Finnish union boycotts German firm over Polish worker wages
A Finnish construction workers union said Thursday it had imposed a boycott on Beroa, a German subcontractor at the Rautaruuki metals plant in western Finland over substandard wages paid to Polish workers there.
"The boycott means that union organised Finnish workers don't work with companies employing underpaid workers and not abiding by Finnish laws," Kyoesti Suokas, the deputy director of the Finnish Construction Trade Union, told AFP.
The boycott, he said, should mean that "in the future, main contractors like Rautaruukki will not take on subcontractors involved in such fights with the Finnish union."

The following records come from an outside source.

# Xinglab/abPOA

Measured on AMD Instinct MI355X. Metric: read-sets/sec (consensus bit-exact) + DP Gcells/sec (roofline.dp_gcells_per_s), higher is better.
Workload: dtype int16

## Files before the change

### abpoa_amd/csrc/diag.h

```cpp
#pragma once
#include <stdint.h>

#if defined(__HIPCC__)
#define DIAG_HD __host__ __device__
#else
#define DIAG_HD
#endif

namespace abpoa_hip {

constexpr int DBG_NO_FAST_LOOPS = 64;
constexpr int DBG_KEEP_ROW_SLOTS = 128;
constexpr int DBG_WALK_REPORT = 256;
constexpr int DBG_WALK_GIVES_UP = 512;
constexpr int DBG_ONE_WAVE_BACKTRACK = 1024;
constexpr int DBG_CXX_TIGHT_LOOP = 2048;
constexpr int ABL_NO_ARENA_STORE = 1;
constexpr int ABL_FAST_NO_RING_STORE = 2,     ABL_GEN_FAKE_ARGMAX = 2;
constexpr int ABL_FAST_NO_ARGMAX = 4,         ABL_GEN_LITERAL_F_SCAN = 4;
constexpr int ABL_FAST_NO_F_CLOSED_FORM = 8,  ABL_GEN_NO_CHUNKS = 8;
constexpr int ABL_FAST_NO_GATHER = 16,        ABL_GEN_FAKE_GATHER = 16;
constexpr int ABL_FAST_NO_SLOW_F = 32,        ABL_GEN_NO_QUERY_PROFILE = 32;
constexpr int DBG_ABLATION_BITS = 63;
struct DbgBit { int value; const char *what; };
constexpr DbgBit DBG_BITS[] = {
    {DBG_ABLATION_BITS, "timing ablations of the row loops (1 .. 32: only in a `make prof` library, results wrong on purpose)"},
    {DBG_NO_FAST_LOOPS, "no fast row loops"}, {DBG_KEEP_ROW_SLOTS, "the tails keep the row loop's AlnOut.seg"}, {DBG_WALK_REPORT, "walk report in AlnOut.seg"},
    {DBG_WALK_GIVES_UP, "the direction-word walk gives up (NEED_SCORES)"}, {DBG_ONE_WAVE_BACKTRACK, "one wavefront per backtrack"},
    {DBG_CXX_TIGHT_LOOP, "the compiler's tight loop"},
};

#ifdef ABPOA_HIP_PROFILE
#define FSTAMP(I) { asm volatile("s_waitcnt lgkmcnt(0)" ::: "memory"); long long t_ = (long long)__builtin_amdgcn_s_memtime(); fseg[I] += t_ - fseg_last; fseg_last = t_; }
#else
#define FSTAMP(I)
#endif
#ifdef ABPOA_HIP_ASM_CENSUS
#define CENSUS_SLOT(I) ((I) == CEN_ONE_PRED ? CEN_CXX_TIGHT : (I))
#else
#define CENSUS_SLOT(I) (I)
#endif
#ifdef ABPOA_HIP_ROW_CENSUS
#define CENSUS_T0() const long long cen_t0 = (long long)__builtin_amdgcn_s_memtime();
#define CENSUS(I) { fseg[CENSUS_SLOT(I)] += census_pack(1, (long long)__builtin_amdgcn_s_memtime() - cen_t0); }
#else
#define CENSUS_T0()
#define CENSUS(I)
#endif
#ifdef ABPOA_HIP_WIDE_COUNTERS
#define WCOUNT(I) { fseg[I] += 1; }
#define WCOUNT_BODY(NCH) { fseg[WC_BODY] += wide_body_pack(1, 0, 0) + ((NCH) >= 9 ? (I16 ? wide_body_pack(0, 0, 1) : wide_body_pack(0, 1, 0)) : 0); }
#else
#define WCOUNT(I) {}
#define WCOUNT_BODY(NCH) {}
#endif
#ifdef ABPOA_HIP_ABLATE
#define ABL(BIT) (b.dbg & (BIT))
#else
#define ABL(BIT) false
#endif

constexpr int DIAG_SLOTS = 6;
// ... 27 lines not shown
```

### abpoa_amd/csrc/engine_options.cpp

```cpp
#include "engine_options.h"
#include "diag.h"
#include <atomic>
#include <cstdlib>
#include <cstring>
#include <mutex>
#include <string>

namespace abpoa_hip {
namespace {

struct Row { const char *name, *help; };
const std::string kDbgHelp = [] { std::string h = "D  bit mask handed to the kernels (DevBatch.dbg; diag.h):";
                                  for (const DbgBit &d : DBG_BITS) h += (&d == DBG_BITS ? " " : ", ") + std::to_string(d.value) + " " + d.what;
                                  return h; }();
const Row kTable[] = {
    {"ABPOA_GPU_DEVICES", "P  device ordinals abpoa_hip_msa_batch spreads its batches over: all | 0,1,... (default: the device of abpoa_hip_init)"},
    {"ABPOA_GPU_BATCHES_PER_DEVICE", "P  batches dealt per device queue [2]"},
    {"ABPOA_HIP_STRICT", "P  1: a call that would hand any read-set to the host driver fails with ABPOA_HIP_ESTRICT"},
    {"ABPOA_HIP_VERBOSE", "P  per-pass timings, residency and fallback reasons on stderr"},
    {"ABPOA_HIP_HOSTGRAPH", "T  1: the host driver for every job"},
    {"ABPOA_HIP_NO_DEVICE_STRAND", "T  1: -s jobs on the host driver"},
    {"ABPOA_HIP_NO_DEVICE_LOCAL", "T  1: local-mode jobs on the host driver"},
    {"ABPOA_HIP_NO_DEVICE_GENERAL", "T  1: general-kernel jobs on the host driver"},
    {"ABPOA_HIP_DEVICE_GENERAL", "T  1: the general kernel for every device-resident job"},
    {"ABPOA_HIP_LOCKSTEP", "T  1: one launch per phase and round also where the all-rounds kernel would run"},
    {"ABPOA_HIP_LATE_TAIL", "T  1: the helpers of the all-rounds kernel's backtrack start after the row loop, not under it"},
    {"ABPOA_HIP_NODIR", "T  1: score-record arenas instead of direction words"},
    {"ABPOA_HIP_DIR_WIDE", "T  1 / 0: direction words for wide-band alignments always / never (default: by residency and memory)"},
    {"ABPOA_HIP_NOFAST", "T  1: no fast row loops (general kernel)"},
    {"ABPOA_HIP_NOWIDE", "T  1: no wide row loop"},
    {"ABPOA_HIP_NOXL", "T  1: no long-read form of the wide row loop"},
    {"ABPOA_HIP_LOCAL_TEAM", "T  1 / 0: the four-wavefront local row loop always / never"},
    {"ABPOA_HIP_WIDE_LO", "T  smallest band half-width that takes the wide loop [40]"},
    {"ABPOA_HIP_RING_ROWS", "T  depth of the wide loop's score ring (4 | 8 | 16)"},
    {"ABPOA_HIP_EXTRA_ROUTE_MIN", "T  ragged sets with fewer extra columns keep the narrow loop"},
    {"ABPOA_HIP_NO_RAGGED_SPLIT", "T  1: read-sets with ragged read ends stay in the batch of the uniform ones (no all-rounds kernel for such a job)"},
    {"ABPOA_HIP_RAGGED_CONCURRENT", "T  1: the ragged batch of a mixed job runs on a second queue of the device beside the uniform batch (measured: see LOG.md)"},
    {"ABPOA_HIP_PASS_SETS", "T  read-sets per pass of the device-resident driver"},
    {"ABPOA_HIP_FIRST_PASS", "T  start the node-slot ladder (3x, 4.5x, 6x, 4096x) at its second / third / fourth pass: 1 / 2 / 3 (profiling runs of one step)"},
    {"ABPOA_HIP_NO_PASS_HINT", "T  1: always start the ladder at 3x"},
    {"ABPOA_HIP_GROUPS", "T  read-set groups of the host driver"},
    {"ABPOA_HIP_ARENA_PCT", "T  arena estimate in percent (overflow-retry tests)"},
    {"ABPOA_HIP_BT_BYTES", "T  LDS window of the tail kernel in bytes"},
    {"ABPOA_HIP_BT_WC", "T  columns per row of the tail's column-slice windows"},
    {"ABPOA_HIP_ORDER_LDS", "T  0: the row-order walk with global tables"},
    {"ABPOA_HIP_ORDER_CAP", "T  node capacity of the row-order walk's LDS tables"},
// ... 59 lines not shown
```

### abpoa_amd/csrc/rows_fast.h

```cpp
#pragma once
#include "dp_common.h"
#include "dir_plane.h"
#include "rows_tight_asm.h"
#include "wide_closed_forms.h"

namespace abpoa_hip {

template <typename T, int GAP> struct FastFmt { static constexpr int CW = GAP == 0 ? 2 : (GAP == 1 ? 4 : 8); };
static_assert(FastFmt<int, 0>::CW == record_values(ABPOA_HIP_LINEAR_GAP) && FastFmt<int, 1>::CW == record_values(ABPOA_HIP_AFFINE_GAP) && FastFmt<int, 2>::CW == record_values(ABPOA_HIP_CONVEX_GAP), "engine.h record_values");
template <typename T, int GAP> struct DirFmt {
    static constexpr int DB = GAP == 1 ? 2 : 4;
    static constexpr int UPV2 = Width<T>::PN * DB / 16;
    __device__ __host__ static constexpr int units(int nv) { return (nv * UPV2 + 1) >> 1; }
};
template <int GAP> __device__ __forceinline__ unsigned dir_word(unsigned kf, unsigned u1, unsigned u2, unsigned d1, unsigned d2) {
    static_assert(DIRA_DF1_SH - DIRA_UE1_SH == 3 && DIRC_UE2_SH - DIRC_UE1_SH == 3 && DIRC_DF2_SH - DIRC_DF1_SH == 3 && DIRC_DF1_SH - DIRC_UE1_SH == 8, "field layout of dir_plane.h");
    if (GAP == 1) return (((d1 << 3) | u1) << DIRA_UE1_SH) | kf;
    return (((((d2 << 3) | d1) << 8) | ((u2 << 3) | u1)) << DIRC_UE1_SH) | kf;
}
template <int GAP> __device__ __forceinline__ unsigned dir_pack(unsigned kM, unsigned kE1, unsigned kE2, unsigned u1, unsigned u2, unsigned d1, unsigned d2) {
    return dir_word<GAP>(GAP == 1 ? (kE1 << DIRA_KE1_SH) | kM : (((kE2 << 4) | kE1) << DIRC_KE1_SH) | kM, u1, u2, d1, d2);
}
__device__ __forceinline__ unsigned umin_(unsigned a, unsigned b) { return a < b ? a : b; }
template <typename T> __device__ __forceinline__ unsigned dir_literal(int Hm1, int Fm1, int F, int oe, int e) {
// ... 65 lines not shown
    int *fr = (int *)(lds_raw + ph_off + b.lds.fr_off);
    typedef __attribute__((address_space(3))) int lds_int_t;
    const int vslot = (int)(unsigned)(size_t)(lds_int_t *)fr + 4 * ((threadIdx.x & 63 & (RR - 1)) * (NPW * RCS) + 2);
    auto ring_at = [&](int slot_addr, int col_idx) __attribute__((always_inline)) { return (const int *)(lds_int_t *)(size_t)(unsigned)(slot_addr + 4 * col_idx); };
    int *s_mx = (int *)(lds_raw + (WIDEB ? b.lds.w_mx_off : b.lds.mx_off));
    auto qat = [&](int j) __attribute__((always_inline)) -> int {
        if constexpr (WIDEB) return ((int)s_query[j >> 1] >> ((j & 1) * 4)) & 15; else return (int)s_query[j];
    };
    const int infw = I16 ? (int)(((unsigned)inf & 0xffffu) | ((unsigned)inf << 16)) : inf;
    const int qlen_sn = qlen / PN;
    auto wr = [](int x) __attribute__((always_inline)) { return (int)(T)x; };

    const int idist = inj_dist<PN>(l);
    const int inj1 = idist >= 0 ? inf - idist * e1 : INT_MIN, inj2 = idist >= 0 ? inf - idist * e2 : INT_MIN;
    const int le1 = lane * e1, le2 = lane * e2;
    const int cf1 = oe1 - e1 + le1, cf2 = oe2 - e2 + le2;
    const long long lo_ll = (long long)(I16 ? INT16_MIN : INT32_MIN) + imax(oe1, oe2) + (long long)PN * imax(e1, e2);
    const int fast_lo = (int)lo_ll;
    const int kconst = I16 ? argmax_key16_const(PN, l, vvl) : 0;
    const int ktie = argmax_tie32(PN, l, vvl);

    { GLOBAL_AS const int32_t *g_mat = vgpr_ptr(b.mat); for (int i = lane; i < m * m1; i += 64) { const int bb = i / m1, qc = i - bb * m1; s_mx[i] = qc < m ? g_mat[bb * m + qc] : 0; } }
    for (int i = lane; i < RR * NPW * RCS; i += 64) { const int pl = (i / RCS) % NPW; fr[i] = (I16 && pl == 0) ? infw : ((EPACK && pl == 1) ? 0 : inf); }
    WG_SYNC();
    auto ring_put = [&](int slot, int x, int H, int E1, int E2) __attribute__((always_inline)) {
        int *q = fr + slot * (NPW * RCS) + 2 + x;
        if (I16) { q[0] = (int)(((unsigned)H & 0xffffu) | ((unsigned)E1 << 16)); if (GAP == 2) q[RCS] = E2; }
        else { q[0] = H; if (GAP != 0) q[RCS] = E1; if (GAP == 2) q[2 * RCS] = E2; }
    };

    const bool extend = sgpr(b.align_mode == ABPOA_HIP_EXTEND_MODE ? 1 : 0) != 0;
    int ex_best = inf, ex_i = 0, ex_j = 0, ex_rem = 0; bool zstop = false;
    const bool asm_tight_on = sgpr(!(b.dbg & DBG_CXX_TIGHT_LOOP) && RC == 128 && b.align_mode != ABPOA_HIP_EXTEND_MODE ? 1 : 0) != 0;
    int cur = 0, n_vec_lane = 0;
    const int cap_pn = (int)(d.plane_cap / PN > 0x7fffffffLL ? 0x7fffffffLL : d.plane_cap / PN);
    const int cap_turbo = cap_pn - (DIR ? dir_units(NV) + NV * CWR : NV * CW);
    const int remain_end = __builtin_amdgcn_readfirstlane(io.row_remain[gn - 1]);
    int vg_geo = 0, vg_mi = 0, vg_off = 0;
    int vg_vm = 0, rowmax = 0;
    {
        const int r = __builtin_amdgcn_readfirstlane(io.row_remain[0]) - remain_end - 1;
        const int dp_end0 = imin(qlen, imax(0, qlen - r) + w);
        const int end_sn0 = dp_end0 / PN, W0 = (end_sn0 + 1) * PN;
        if ((long long)W0 * CWR > d.plane_cap) { status = ABPOA_HIP_STATUS_OVERFLOW; cursor_out = 0; n_cells_out = 0; rows_done_out = 0; return; }
        const bool ring0 = W0 <= RC && !EPACK;
        T *H = io.planes;
        for (int i = lane; i < W0; i += 64) {
            int h, x1 = inf, x2 = inf, f1 = inf, f2 = inf;
            if (GAP == 0) h = wr(-e1 * i);
            else if (GAP == 1) { const int g = wr(-o1 - e1 * i); h = i == 0 ? 0 : g; x1 = i == 0 ? wr(-oe1) : inf; f1 = i == 0 ? inf : g; }
            else {
                const int g1 = wr(-o1 - e1 * i), g2 = wr(-o2 - e2 * i);
                h = i == 0 ? 0 : imax(g1, g2); x1 = i == 0 ? wr(-oe1) : inf; x2 = i == 0 ? wr(-oe2) : inf; f1 = i == 0 ? inf : g1; f2 = i == 0 ? inf : g2;
            }
            T *cellp = H + (long long)i * CWR;
            if constexpr (CPK) { cellp[0] = (T)h; cellp[1] = (T)(i == 0 ? (int)((unsigned)(h - x1) | ((unsigned)(h - x2) << 16)) : -1); }
            else if constexpr (CSP) { cellp[0] = (T)h; cellp[PL_E1] = (T)x1; if (GAP == 2) { cellp[PL_E2] = (T)x2; cellp[3] = (T)0; } }
            else if constexpr (GAP == 0) { cellp[0] = (T)h; cellp[1] = (T)0; }
            else {
                cellp[0] = (T)h; cellp[PL_E1] = (T)x1; cellp[PL_F1] = (T)f1;
                if (GAP == 2) { cellp[PL_E2] = (T)x2; cellp[PL_F2] = (T)f2; }
            }
            if (ring0) ring_put(0, i, h, x1, x2);
        }
        cur = (end_sn0 + 1) * CWR;
        if (lane == 0) { vg_geo = (end_sn0 << 12) | (ring0 ? GEO_RING : 0); vg_mi = 0; vg_off = DIR ? cur : 0; }
// ... 12 lines not shown
        MetaB q; const int np = a.pe - a.ps;
#pragma unroll
        for (int k = 0; k < NPM; ++k) q.p[k] = io.pred_row[a.ps + imin(k, imax(np - 1, 0))];
        return q;
    };
    MetaA a1 = load_a(0); MetaB b1 = load_b(a1); MetaA a2 = load_a(64);
    int tv_r1 = 0, tv_r2 = 0;
    int tv_meta = 0, tv_rterm = 0, tv_ps = 0, tv_p0 = 0, tv_p1 = 0, tv_p2 = 0, tv_p3 = 0;
    int tv_p4 = 0, tv_p5 = 0, tv_p6 = 0, tv_p7 = 0;
    int tv_tb = 0;
    auto switch_tile = [&](int t0) __attribute__((always_inline)) {
        const int myrow = t0 + lane, np = a1.pe - a1.ps;
        bool fastrow = np >= 1 && np <= 4 && myrow < gn - 1 && myrow >= 1;
#pragma unroll
        for (int k = 0; k < 4; ++k) { const int dk = myrow - b1.p[k]; fastrow = fastrow && dk >= 1 && dk < RR; }
        tv_meta = (a1.base & 0xff) | (imin(np, 255) << 8) | (fastrow ? (1 << 16) : 0);
        if (!WIDEB) {
            tv_meta |= ((fastrow && np <= 2 && RC <= 128) ? (1 << 17) : 0) | ((fastrow && np >= 3 && RC <= 128) ? (1 << 18) : 0);
            bool row8 = np >= 5 && np <= 8 && myrow < gn - 1 && myrow >= 1 && RC <= 128;
#pragma unroll
            for (int k = 0; k < NPM; ++k) { const int dk = myrow - b1.p[k]; row8 = row8 && dk >= 1 && dk < RR; }
            tv_meta |= row8 ? (1 << 20) : 0;
        }
        {
            bool widerow = np >= 1 && np <= 8 && myrow < gn - 1 && myrow >= 1;
#pragma unroll
            for (int k = 0; k < NPM; ++k) { const int dk = myrow - b1.p[k]; widerow = widerow && dk >= 1 && dk < 64; }
            tv_meta |= widerow ? (1 << 19) : 0;
        }
        if constexpr (DIR) {
            const bool sp = a1.sd >= RR;
            if (sp) { tv_meta |= 1 << 21; if (tv_meta & (1 << 17)) tv_meta = (tv_meta & ~(1 << 17)) | (1 << 22); }
        }
        tv_tb = ((myrow - b1.p[0]) & 0xff) | (((myrow - b1.p[1]) & 0xff) << 8) | (((a1.base & 0xff) * m1 * 4) << 16);
        tv_rterm = qlen - (a1.rem - remain_end - 1); tv_ps = a1.ps;
        tv_r1 = imin(gn, tv_rterm) - w; tv_r2 = tv_rterm + w;
        tv_p0 = b1.p[0]; tv_p1 = b1.p[1]; tv_p2 = b1.p[2]; tv_p3 = b1.p[3];
        tv_p4 = b1.p[4]; tv_p5 = b1.p[5]; tv_p6 = b1.p[6]; tv_p7 = b1.p[7];
        a1 = a2; b1 = load_b(a1); a2 = load_a(t0 + 128);
    };
    int qc_beg_sn = -1, qoff0 = 0, qoff1 = 0;
    auto geo_of = [&](int p, int row, int &geo, int &mi, int &off) __attribute__((always_inline)) {
        if (row - p < 64) { const int sl = p & 63; geo = __builtin_amdgcn_readlane(vg_geo, sl); mi = __builtin_amdgcn_readlane(vg_mi, sl); off = __builtin_amdgcn_readlane(vg_off, sl); }
        else {
            geo = __builtin_amdgcn_readfirstlane(gld_i32(io.g_bsn + p) | (gld_i32(io.g_esn + p) << 12)); mi = __builtin_amdgcn_readfirstlane(gld_i32(io.row_max_i + p));
            off = __builtin_amdgcn_readfirstlane((int)(uint32_t)(gld_i64(io.g_coff + p) / PN));
        }
    };
    int beg_sn = 0, end_sn = 0, off_pn = 0, max_pe = 0, rterm = 0, base = 0, np = 0;
    bool to_ring = false;
    unsigned am_key = 0; int am_val = INT_MIN, am_v = 0, am_isend = 0; bool am_any = false;

    auto set_band = [&](auto pin, int mn_mi, int mx_mi, int min_pb) __attribute__((always_inline)) {
        auto S = [](int x) __attribute__((always_inline)) { if constexpr (decltype(pin)::value) return sgpr(x); else return x; };
        const int left = S(imin(gn, mn_mi + 1)), right = S(decltype(pin)::value ? mx_mi + 1 : imax(0, mx_mi + 1));
        const int lo = S(imin(left, rterm) - w), hi = S(imax(right, rterm) + w);
        const int beg = S(imax(0, lo)), end = S(imin(qlen, hi));
        beg_sn = imax((int)((unsigned)beg / PN), min_pb); end_sn = (int)((unsigned)end / PN);
    };
    auto refresh_qc = [&]() __attribute__((always_inline)) {
        if (beg_sn != qc_beg_sn) {
            qc_beg_sn = beg_sn;
            const int c0 = beg_sn * PN + lane, c1 = c0 + 64;
            qoff0 = (c0 >= 1 && c0 <= qlen) ? qat(c0 - 1) : m; qoff1 = (c1 >= 1 && c1 <= qlen) ? qat(c1 - 1) : m;
        }
    };
// ... 1062 lines not shown
```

As for Beroa, "it will be difficult for them to work here because we will not work with them anymore," Kyoesti added.
The dispute centers on repair work carried out by Borea at a blast furnace plant in Raahe on the west coast, using more than 70 Polish workers.
Police and union representatives staged a joint inspection of the Raahe plant last week following a tip-off concerning salaries far below Finland's minimum wage of nearly 16 euros ($23) an hour.

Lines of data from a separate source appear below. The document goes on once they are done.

@@ -421,16 +422,12 @@
                 rsum = ws("rowsum", (S, K4), torch.float32)
                 H.call("nppc_gemm_tn_splitk2", dg1, K4, h1_guard, Hd, Hd, x_rows, KX, KX, slab, Hd + KX, K4, rows, S, None, s)
                 n1 = K4 * (Hd + KX)
-                H.call("nppc_reduce_slabs", slab, S, n1, Hd + KX, self.g(q + "weight_hh_l0"), Hd, K4, 0, Hd, Hd, 0, 0, 0, 1, s)
-                H.call("nppc_reduce_slabs", slab, S, n1, Hd + KX, self.g(q + "weight_ih_l0"), I, K4, Hd, I, Hd, 0, 0, 0, 1, s)
-                H.call("nppc_reduce_slabs", slab, S, n1, Hd + KX, self.g(q + "bias_ih_l0"), 1, K4, Hd + I, 1, Hd, 0, 0, 0, 1, s)
-                self.g(q + "bias_hh_l0").copy_(self.g(q + "bias_ih_l0"))
+                H.call("nppc_lstm_wgrad_finish", slab, S, n1, Hd + KX, K4, Hd, self.g(q + "weight_hh_l0"), 0, Hd,
+                       self.g(q + "weight_ih_l0"), Hd, I, Hd + I, None, self.g(q + "bias_ih_l0"), self.g(q + "bias_hh_l0"), s)
                 H.call("nppc_gemm_tn_splitk2", dg2, K4, h1_rows, Hd, Hd, h2_guard, Hd, Hd, slab, 2 * Hd, K4, rows, S, rsum, s)
                 n2 = K4 * 2 * Hd
-                H.call("nppc_reduce_slabs", slab, S, n2, 2 * Hd, self.g(q + "weight_ih_l1"), Hd, K4, 0, Hd, Hd, 0, 0, 0, 1, s)
-                H.call("nppc_reduce_slabs", slab, S, n2, 2 * Hd, self.g(q + "weight_hh_l1"), Hd, K4, Hd, Hd, Hd, 0, 0, 0, 1, s)
-                H.call("nppc_reduce_slabs", rsum, S, K4, 1, self.g(q + "bias_ih_l1"), 1, K4, 0, 1, Hd, 0, 0, 0, 1, s)
-                self.g(q + "bias_hh_l1").copy_(self.g(q + "bias_ih_l1"))
+                H.call("nppc_lstm_wgrad_finish", slab, S, n2, 2 * Hd, K4, Hd, self.g(q + "weight_ih_l1"), 0, Hd,
+                       self.g(q + "weight_hh_l1"), Hd, Hd, -1, rsum, self.g(q + "bias_ih_l1"), self.g(q + "bias_hh_l1"), s)
                 jobs = []
             for dg, off, inp, width, dest in jobs:
                 rows = (Rr - off + 64 * S - 1) // (64 * S) * (64 * S)
@@ -586,6 +583,11 @@
                    self.g(pre_ + "prelu2.weight"), self.g(pre_ + "conv1x1.bias"), self.g(pre_ + "sconv.bias") if cs_ok else None,
                    B, TCN_HIDDEN, sP, lay, 3, hi - lo, s)
         early = self.grad_range_hook is not None and self.early_buckets_ok
+        blk = H.tcn_wgrad_block_plan(6, TCN_HIDDEN, ldC, R) if tn_ok else None
+        if blk is not None:
+            blk_sl = blk[0] * TCN_HIDDEN * ldC
+            blk_slab = ws("slab_blk", (6 * blk_sl,), torch.float32)
+            blk_tr = (ctypes.c_int * 6)(1, 1, 1, 0, 0, 0)
         dXo, dXi = dXa, dXb
         for i in range(7, -1, -1):
             pre = f"fb_model.sequence_model.{i}."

"Eleven Polish workers were questioned by the police. The brick layers told them their hourly wage was between three and five euros per hour. They were forced to work 11 hours a day, seven days a week," Kyoesti said.
The Polish workers have already completed their contract and most have returned to their home country, he said, adding: "Now we keep the action going to make sure all these workers get their proper wages in the end."
Borea's representative in Finland, Kaj Hellstroem, flatly rejected the union's allegations.
"We pay on average 15.92 euros an hour. Anyone who claims otherwise has it wrong," he told the Helsingin Sanomat daily's website Thursday.
He said he was confused at the boycott, since his company had responded the the union's questions within a set deadline and had asked for further clarifications from the union.
"It is also strange to question the workers on Tuesday, when payday is on Wednesday," he told the paper.